* _WORKING DATA_:
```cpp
#if AUVP_ROWS_BODY_STREAM
  RowStream rng;
  rng.ring = ring;
  rng.src = B.stream + (size_t)eps * (size_t)B.stream_cap;
  rng.pos = 0u; rng.front = 0u; rng.req = 0u;
  rng.cap = (uint32_t)B.stream_cap;
#pragma unroll
  for (int c = 0; c < RS_PEND; c++) rng.pend[c] = rs_piece(0.0);
#ifdef AUVP_STREAM_COUNT_SLOW
  rng.slow = 0u;
#endif
#define ROWS_CONSUME(on, n) stream_advance(rng, on, (uint32_t)(n))
#else
  RowRng rng;
  rng.s = mt;
  for (int i = rl; i < 624; i += 16) mt[i] = B.mt[(size_t)eps * 624 + i];
  {
    int idx = B.mt_index ? B.mt_index[eps] : 624;
    idx = idx < 0 ? 0 : (idx > 624 ? 624 : idx);
    rng.pslot = idx == 624 ? 0u : (uint32_t)idx;
    rng.avail = (uint32_t)(624 - idx);
    rng.drawn = 0ull;
  }
#define ROWS_CONSUME(on, n) rows_advance(rng, on, (uint32_t)(2 * (n)))
#endif
  for (int i = rl; i < K + 2; i += 16) bin_count[i] = 0;
  wave_sync();
  if (live && rl == 0) {
    nodeF[0] = init[0]; nodeF[1] = init[1]; nodeF[2] = init[2]; nodeF[3] = init[3]; nodeF[4] = init[5];
    nodeI[0] = make_int4(0, -1, 0, 0);
    nodeQ[0] = 0;
    bins.direct[(K >= 1 ? 1 : 0) * AUVP_BIN_HEAD] = 0;
    bin_count[K >= 1 ? 1 : 0] = 1;
  }
  wave_sync();
  int n_nodes = 1, n_points = 0, status = 0, n_cand = 0, iters_run = 0;
  double4 sbox_ld = reinterpret_cast<const double4*>(W.os_box)[rl];
  asm volatile("" : "+v"(sbox_ld.x), "+v"(sbox_ld.y), "+v"(sbox_ld.z), "+v"(sbox_ld.w));
  const double4 sbox = sbox_ld;
  typedef const __attribute__((address_space(4))) double* rows_ost_ptr;
  const rows_ost_ptr ost_s = (rows_ost_ptr)W.os_t;
  const int nv_poly = W.n_poly;

  for (int it = 0; it < P.max_iter; it++) {
    if (!wave_any(live)) break;
    int par = 0, n_total = 0, base = 0;
    {
      bool search = live;
      int fo = 0, rb = 0, cnt = 0;
      double u = 0.0;
#if AUVP_ROWS_BODY_STREAM
      StreamBase<MIRROR> sel;
#endif
      for (;;) {
#if AUVP_ROWS_BODY_STREAM
        if (!stream_ensure<MIRROR>(rng, search, 16u, rl) && search) { status = AUVP_ST_STREAM; live = false; iters_run = it; search = false; }
        sel = stream_base<MIRROR>(rng, 0u, rl);
        if (search) u = stream_read(sel, rl, rl);
#else
        rows_ensure(rng, search, 32u, rl);
        if (search) { u = rows_random_at(rng, (uint32_t)rl); win[rl] = u; }
#endif
        const int rbj = (int)py_uniform(1.0, (double)(K + 1), u);
        const bool cand = search && rl < 14;
        const bool badkey = cand && rbj > K;
        const int cj = (cand && !badkey) ? (int)bin_count[rbj] : 0;
        const uint32_t okm = row_ballot(cj != 0, rowbase), badm = row_ballot(badkey, rowbase);
        const int f_ok = okm ? (__ffs((int)okm) - 1) : 16, f_bad = badm ? (__ffs((int)badm) - 1) : 16;
        if (search) {
          if (f_bad < f_ok) { status = -5; live = false; iters_run = it; search = false; }
          else if (f_ok < 16) { fo = f_ok; search = false; }
        }
        const bool again = search;
        ROWS_CONSUME(again, 14);
        const int src = rowbase + (again ? 0 : fo);
        const int rb_n = row_read(rbj, src), cnt_n = row_read(cj, src);
        if (!again && live && cnt == 0) { rb = rb_n; cnt = cnt_n; }
        if (!wave_any(again)) break;
      }
#if AUVP_ROWS_BODY_STREAM
      const double u1 = stream_read(sel, fo + 1, rl), u2 = stream_read(sel, fo + 2, rl);
#else
      wave_sync();
      const double u1 = win[fo + 1], u2 = win[fo + 2];
#endif
      if (live) {
        const int ri = (int)py_uniform(0.0, (double)cnt, u1);
        par = bin_member(bins, rb, ri);
        n_total = (int)auvp_floor(py_uniform(0.0, Q.freq, u2) / 1);
        base = fo + 3;
      }
    }
    const bool on0 = live && 0 < n_total;
    const int n0_ = on0 ? (n_total < RW_C ? n_total : RW_C) : 0;
#if AUVP_ROWS_BODY_STREAM
    if (!stream_ensure<MIRROR>(rng, on0, (uint32_t)(base + 3 * n0_), rl) && on0) { status = AUVP_ST_STREAM; live = false; iters_run = it; }
#else
    auto make_window = [&](bool on, int nwin, int b0) {
      rows_ensure(rng, on, (uint32_t)(2 * (b0 + nwin)), rl);
#pragma unroll
      for (int t = 0; t < 3; t++) {
        const int j = rl + 16 * t;
        if (on && j < nwin) win[j] = rows_random_at(rng, (uint32_t)(b0 + j));
      }
      wave_sync();
    };
    {
      const int e_end = base + 3 * n0_;
      rows_ensure(rng, on0, (uint32_t)(2 * e_end), rl);
#pragma unroll
      for (int t = 0; t < 3; t++) {
        const int e = 16 + rl + 16 * t;
        if (on0 && e < e_end) win[e] = rows_random_at(rng, (uint32_t)e);
      }
      wave_sync();
    }
#endif
    double cx = 0.0, cy = 0.0, cth = 0.0, ctt = 0.0, clen = 0.0;
    if (live) {
      const double2 a = *reinterpret_cast<const double2*>(nodeF + (size_t)par * 8);
      const double2 b = *reinterpret_cast<const double2*>(nodeF + (size_t)par * 8 + 2);
      cx = a.x; cy = a.y; cth = b.x; ctt = b.y;
      clen = nodeF[(size_t)par * 8 + 4];
    }
#if AUVP_ROWS_BODY_STREAM
    stream_top_up<MIRROR>(rng, live, rl);
#endif
    const double px0 = cx, py0 = cy, clen0 = clen;
    int cnt = 0;
    double ptx[2] = {0.0, 0.0}, pty[2] = {0.0, 0.0};
    bool ptv[2] = {false, false};
    bool first_pass = true;
#pragma unroll
    for (int pass = 0; pass < 2; pass++) {
      const int c0 = pass * RW_C;
      const bool on = live && c0 < n_total;
      if (pass != 0 && !wave_any(on)) break;
      const int n = on ? ((n_total - c0) < RW_C ? (n_total - c0) : RW_C) : 0;
      const int nwin = 3 * n;
#ifdef AUVP_ROWS_PAD
      {
        double pd0 = cth, pd1 = cx, pd2 = cy, pd3 = ctt;
#pragma unroll
        for (int q = 0; q < AUVP_ROWS_PAD / 4; q++)
          asm volatile("v_add_f64 %0, %0, 1.0\n\tv_add_f64 %1, %1, 1.0\n\tv_add_f64 %2, %2, 1.0\n\tv_add_f64 %3, %3, 1.0"
                       : "+v"(pd0), "+v"(pd1), "+v"(pd2), "+v"(pd3));
      }
#endif
      const int b0 = first_pass ? base : 0;
#if AUVP_ROWS_BODY_STREAM
      if (pass != 0 && !stream_ensure<MIRROR>(rng, on, (uint32_t)nwin, rl) && on) { status = AUVP_ST_STREAM; live = false; iters_run = it; }
      const StreamBase<MIRROR> wb = stream_base<MIRROR>(rng, (uint32_t)b0, rl);
#define ROWS_WIN(j) stream_read(wb, (j), rl)
#else
      if (pass != 0) make_window(on, nwin, b0);
      const double* wp = win + (pass == 0 ? base : 0);
#define ROWS_WIN(j) wp[j]
#endif
      unsigned long long tpred = 0ull;
#pragma unroll
      for (int t = 0; t < 3; t++) {
        const int j = rl + 16 * t;
        const double dist = py_uniform(0.0, Q.dist_to_end, ROWS_WIN(j));
        const double diff = py_uniform(-Q.diff_max, Q.diff_max, ROWS_WIN(j + 1));
        const unsigned long long fb = __builtin_amdgcn_fcmp(auvp_fabs(dist), auvp_fabs(diff), 2 ) &
                                      __builtin_amdgcn_uicmp((unsigned)(j + 1), (unsigned)nwin, 36 );
        tpred |= ((fb >> rowbase) & 0xffffull) << (16 * t);
      }
      const bool active = rl < n;
      const uint32_t mywin = active ? (uint32_t)(tpred >> (2 * rl)) : 0u;
      const uint32_t below_me = active ? ((1u << rl) - 1u) : 0u;
      int cbelow = active ? rl : 0;
      uint32_t tmask;
      for (;;) {
        const unsigned long long tb = __builtin_amdgcn_uicmp((mywin >> cbelow) & 1u, 0u, 33 );
        tmask = (uint32_t)((tb >> rowbase) & 0xffffull);
        const int cnew = __popc(tmask & below_me);
        const unsigned long long chg = __builtin_amdgcn_uicmp((unsigned)cnew, (unsigned)cbelow, 33 );
        cbelow = cnew;
        if (chg == 0ull) break;
      }
      const int mypos = 2 * rl + cbelow;
      const int used = 2 * n + __popc(tmask);
      const bool taken = (tmask >> rl) & 1u;
      double radius = 0.0, phi = 0.0, vt = 1.0;
      if (taken) {
        const double dist = py_uniform(0.0, Q.dist_to_end, ROWS_WIN(mypos));
        const double diff = py_uniform(-Q.diff_max, Q.diff_max, ROWS_WIN(mypos + 1));
        const double s1 = dist + diff, s2 = dist - diff;
        radius = auvp_div_plain(s1 + s2, -s1 + s2);
        phi = auvp_div_plain(s1 + s2, 2 * radius);
        vt = py_uniform(0.0, 2 * Q.v, ROWS_WIN(mypos + 2));
      }
#undef ROWS_WIN
#if !AUVP_ROWS_BODY_STREAM
      wave_sync();
#endif
      inc[rl] = phi;
      wave_sync();
      const double th = rows_theta_chain(cth, inc);
      const double myth = (rl == 15) ? cth : th;
      double sn, cs;
      auvp_sincos_sk(myth, &sn, &cs);
      double dx = 0.0, dy = 0.0, mv = 0.0, dt = 0.0;
      {
        const uint32_t below = tmask & ((1u << rl) - 1u);
        const int prev = below ? (31 - __clz((int)below)) : 15;
        const double so = row_read_f64(sn, rowbase + prev), co = row_read_f64(cs, rowbase + prev);
        if (taken) {
          dx = radius * (sn - so);
          dy = radius * (-cs + co);
          mv = auvp_sqrt_plain(dx * dx + dy * dy);
          dt = auvp_div_plain(mv, vt);
        }
      }
      if (rl < 15) { inc[rl] = dx; inc[18 + rl] = dy; inc[36 + rl] = dt; inc[54 + rl] = mv; }
      else { inc[15] = 0.0; inc[33] = 0.0; inc[51] = 0.0; inc[69] = 0.0; }
      wave_sync();
      if (rl < 4 && on) {
        double acc = rl == 0 ? cx : (rl == 1 ? cy : (rl == 2 ? ctt : clen));
        double2* rowp = reinterpret_cast<double2*>(inc + rl * 18);
        double2 v[8];
#pragma unroll
        for (int s2 = 0; s2 < 8; s2++) v[s2] = rowp[s2];
#pragma unroll
        for (int s2 = 0; s2 < 8; s2++) { acc = acc + v[s2].x; v[s2].x = acc; acc = acc + v[s2].y; v[s2].y = acc; }
#pragma unroll
        for (int s2 = 0; s2 < 8; s2++) rowp[s2] = v[s2];
      }
      wave_sync();
      double mx = 0.0, my = 0.0, mt_ = 0.0, ml = 0.0;
      if (active) { mx = inc[rl]; my = inc[18 + rl]; mt_ = inc[36 + rl]; ml = inc[54 + rl]; }
      const bool app = taken && (mv >= Q.min_dist);
      const uint32_t amask = row_ballot(app, rowbase);
      const int napp = __popc(amask);
      if (on && (n_points + cnt + napp > capp)) { status = -2; live = false; iters_run = it; }
      const bool wr = app && live;
      if (wr) {
        const int rank = __popc(amask & ((1u << rl) - 1u));
        const size_t gi = (size_t)(n_points + cnt + rank);
        double* ra = ptF + gi * 3;
        double* rb = ptF + (size_t)capp * 3 + gi * 3;
        typedef double nt_f64x2 __attribute__((ext_vector_type(2)));
        nt_f64x2 va, vb; va.x = mx; va.y = my; vb.x = myth; vb.y = vt;
        __builtin_nontemporal_store(va, reinterpret_cast<nt_f64x2*>(ra)); __builtin_nontemporal_store(mt_, ra + 2);
        __builtin_nontemporal_store(vb, reinterpret_cast<nt_f64x2*>(rb)); __builtin_nontemporal_store(ml, rb + 2);
      }
      ptx[pass] = mx; pty[pass] = my; ptv[pass] = wr;
      {
        const int last = n > 0 ? n - 1 : 0;
        const double th_last = row_read_f64(myth, rowbase + last);
        if (on) {
          cnt += napp;
          cx = inc[last]; cy = inc[18 + last]; ctt = inc[36 + last]; clen = inc[54 + last];
          cth = th_last;
        }
      }
      ROWS_CONSUME(on && live, b0 + used);
      first_pass = false;
      wave_sync();
    }
    ROWS_CONSUME(live && n_total == 0, base);

    const double reach = clen - clen0;
    const double bx0 = px0 - reach, by0 = py0 - reach, bx1 = px0 + reach, by1 = py0 + reach;
    const double slack = 0x1p-30 * (auvp_fabs(bx0) + auvp_fabs(bx1) + auvp_fabs(by0) + auvp_fabs(by1) + 1.0);
    const double hx = reach + slack;
    bool hit = false;
    double ex0 = bx0, ey0 = by0, ex1 = bx1, ey1 = by1;
    auto cull_and_test = [&](auto tight_tag) {
      constexpr bool TIGHT = decltype(tight_tag)::value;
      const double hs = hx + slack;
      const bool slot_hit = live && !(sbox.z < px0 - hs || sbox.x > px0 + hs || sbox.w < py0 - hs || sbox.y > py0 + hs);
      uint32_t sm = row_ballot(slot_hit, rowbase);
      double tcx = px0, tcy = py0, thx = hx, thy = hx;
      if (TIGHT) {
        double mnx = px0, mxx = px0, mny = py0, mxy = py0;
#pragma unroll
        for (int q = 0; q < 2; q++) {
          if (ptv[q]) {
            mnx = __builtin_fmin(mnx, ptx[q]); mxx = __builtin_fmax(mxx, ptx[q]);
            mny = __builtin_fmin(mny, pty[q]); mxy = __builtin_fmax(mxy, pty[q]);
          }
        }
        mnx = row_min_f64(mnx); mxx = row_max_f64(mxx); mny = row_min_f64(mny); mxy = row_max_f64(mxy);
        const double ts = 0x1p-30 * (auvp_fabs(mnx) + auvp_fabs(mxx) + auvp_fabs(mny) + auvp_fabs(mxy) + 1.0);
        tcx = (mnx + mxx) * 0.5; tcy = (mny + mxy) * 0.5;
        thx = (mxx - mnx) * 0.5 + ts; thy = (mxy - mny) * 0.5 + ts;
        const bool tight = slot_hit && !(sbox.z < mnx - ts || sbox.x > mxx + ts || sbox.w < mny - ts || sbox.y > mxy + ts);
        sm = row_ballot(tight, rowbase);
        ex0 = mnx; ey0 = mny; ex1 = mxx; ey1 = mxy;
      }
      while (wave_any(sm != 0u)) {
        const bool hs_ = sm != 0u;
        const int j0 = hs_ ? 16 * (__ffs((int)sm) - 1) : 0;
        sm &= sm - 1u;
        const int oi = j0 + rl;
        const double oxj = olx[oi], oyj = oly[oi], orj = (double)olr[oi];
#ifdef AUVP_ROWS_OST_LDS
        const double otj = orj * orj;
#endif
        const bool cand = hs_ && (TIGHT ? !(auvp_fabs(oxj - tcx) > thx + orj || auvp_fabs(oyj - tcy) > thy + orj)
                                        : !(auvp_fabs(oxj - px0) > hx + orj || auvp_fabs(oyj - py0) > hx + orj));
        uint32_t cm = row_ballot(cand, rowbase);
        n_cand += __popc(cm);
        while (wave_any(cm != 0u)) {
          const bool has = cm != 0u;
          const int cl = has ? (__ffs((int)cm) - 1) : 0;
          cm &= cm - 1u;
          const double ox = row_read_f64(oxj, rowbase + cl), oy = row_read_f64(oyj, rowbase + cl);
#ifdef AUVP_ROWS_OST_LDS
          const double ot = row_read_f64(otj, rowbase + cl);
#else
          const int oc = j0 + cl;
          const unsigned long long hasm = __builtin_amdgcn_uicmp((unsigned)has, 0u, 33 );
          double ot = 0.0;
          int rowv = row;
          asm volatile("" : "+v"(rowv));
#pragma unroll
          for (int r = 0; r < RW_ROWS; r++)
            if (hasm & (1ull << (16 * r))) {
              const double t = ost_s[__builtin_amdgcn_readlane(oc, 16 * r)];
              ot = rowv == r ? t : ot;
            }
#endif
#pragma unroll
          for (int q = 0; q < 2; q++) {
            const double ddx = ptx[q] - ox, ddy = pty[q] - oy;
            hit |= has && ptv[q] && (ddx * ddx + ddy * ddy <= ot);
          }
          if (rl == 15) { const double ddx = px0 - ox, ddy = py0 - oy; hit |= has && (ddx * ddx + ddy * ddy <= ot); }
          if (row_ballot(hit, rowbase) != 0u) cm = 0u;
        }
      }
    };
    if (P.flags & AUVP_KFLAG_TIGHT_CULL) cull_and_test(std::true_type{});
    else cull_and_test(std::false_type{});
    const double* sb = S.world->safe_box;
    const bool box_inside = W.has_safe_box && ex0 > sb[0] && ey0 > sb[1] && ex1 < sb[2] && ey1 < sb[3];
    bool outside = false;
    if (wave_any(live && !box_inside)) {
      auto crossing_outside = [&](double x, double y) {
        if (nv_poly <= 0) return true;
        int par_ = 0;
        for (int e = 0; e < nv_poly; e++) {
          const int ej = e == 0 ? nv_poly - 1 : e - 1;
          const double xi = S.poly[e][0], yi = S.poly[e][1], xj = S.poly[ej][0], yj = S.poly[ej][1];
          if ((yi > y) != (yj > y)) par_ ^= (x < (xj - xi) * (y - yi) / (yj - yi) + xi) ? 1 : 0;
        }
        return (par_ & 1) == 0;
      };
      const bool need = live && !box_inside;
#pragma unroll
      for (int q = 0; q < 2; q++)
        if (need && ptv[q]) outside |= crossing_outside(ptx[q], pty[q]);
      if (need && rl == 15) outside |= crossing_outside(px0, py0);
    }
    const bool bad = row_ballot(hit || outside, rowbase) != 0u;
    const bool ok = live && !bad;
    if (ok && n_nodes >= capn) { status = -2; live = false; iters_run = it; }
    const bool acc_ = ok && live;
    const int me = n_nodes;
    if (acc_) {
      double q = auvp_floor(ctt * Q.inv_bin_interval);
      const double r = auvp_fma(-q, Q.bin_interval, ctt);
      if (r < 0.0) q -= 1.0;
      else if (r >= Q.bin_interval) q += 1.0;
      const double fi = q + 1.0;
      const double curr_bin = fi * Q.bin_interval;
      const bool over = curr_bin > Q.max_traj_time;
      bool stored = true;
      if (!over || fi <= (double)K) {
        const int bi = (int)fi;
        const int c = over ? 0 : (int)bin_count[bi];
        int32_t* slot = (c >= bcap || c >= 65535) ? nullptr : bin_slot_for_append(bins, bi, c, next_chunk, rl == 0);
        if (!slot) { status = -2; live = false; iters_run = it; stored = false; }
        else if (rl == 0) { *slot = me; bin_count[bi] = (uint16_t)(c + 1); }
      }
      if (stored) {
        if (rl == 0) {
          double* nf = nodeF + (size_t)me * 8;
          *reinterpret_cast<double2*>(nf) = make_double2(cx, cy);
          *reinterpret_cast<double2*>(nf + 2) = make_double2(cth, ctt);
          nf[4] = clen;
          nodeI[me] = make_int4(it, par, n_points, cnt);
          nodeQ[me] = ctt >= Q.max_traj_time - 30 ? 1 : 0;
        }
        n_nodes++;
        n_points += cnt;
      }
    }
    wave_sync();
  }

  const bool valid = ep < n_episodes;
  if (live) iters_run = P.max_iter;
#if AUVP_ROWS_BODY_STREAM
  const unsigned long long drawn = 2ull * rng.pos;
  if (!stream_ensure<MIRROR>(rng, valid && status == 0, 1u, rl) && valid && status == 0) status = AUVP_ST_STREAM;
  const double after = status == AUVP_ST_STREAM ? 0.0 : stream_read(stream_base<MIRROR>(rng, 0u, rl), rl, rl);
#else
  const unsigned long long drawn = rng.drawn;
  rows_ensure(rng, valid, 2u, rl);
  const double after = rows_random_at(rng, 0u);
#endif
  if (valid) {
    for (int i = rl; i < K + 1; i += 16) B.bin_count[(size_t)ep * (K + 1) + i] = (int32_t)bin_count[i];
    if (rl == 0) {
      RrtSummary& s = B.summary[ep];
#if AUVP_ROWS_BODY_STREAM
      pipe_report(B.pipe_fail, status == AUVP_ST_STREAM ? AUVP_ST_PIPELINE : 0);
#endif
      s.status = status; s.n_nodes = n_nodes; s.n_points = n_points; s.n_leaves = 0;
      s.best_leaf = -1; s.best_path_len = 0; s.iters_run = iters_run; s.n_candidates = n_cand;
      s.best_cost[0] = __builtin_inf(); s.best_cost[1] = 0.0; s.best_cost[2] = 0.0; s.best_cost[3] = 0.0;
      s.best_length = 0.0;
      s.rng_after = after; s.leaf_elems = 0; s.n_draw32 = drawn; s.nn_scanned = 0ull;
#if AUVP_ROWS_BODY_STREAM && defined(AUVP_STREAM_COUNT_SLOW)
      s.nn_scanned = rng.slow;
#endif
    }
  }
#undef ROWS_CONSUME
```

* _TASK ITEM_:
Each line above that has the word "reach" should be copied.

* _EXERCISE RESPONSE_:
    const double reach = clen - clen0;
    const double bx0 = px0 - reach, by0 = py0 - reach, bx1 = px0 + reach, by1 = py0 + reach;
    const double hx = reach + slack;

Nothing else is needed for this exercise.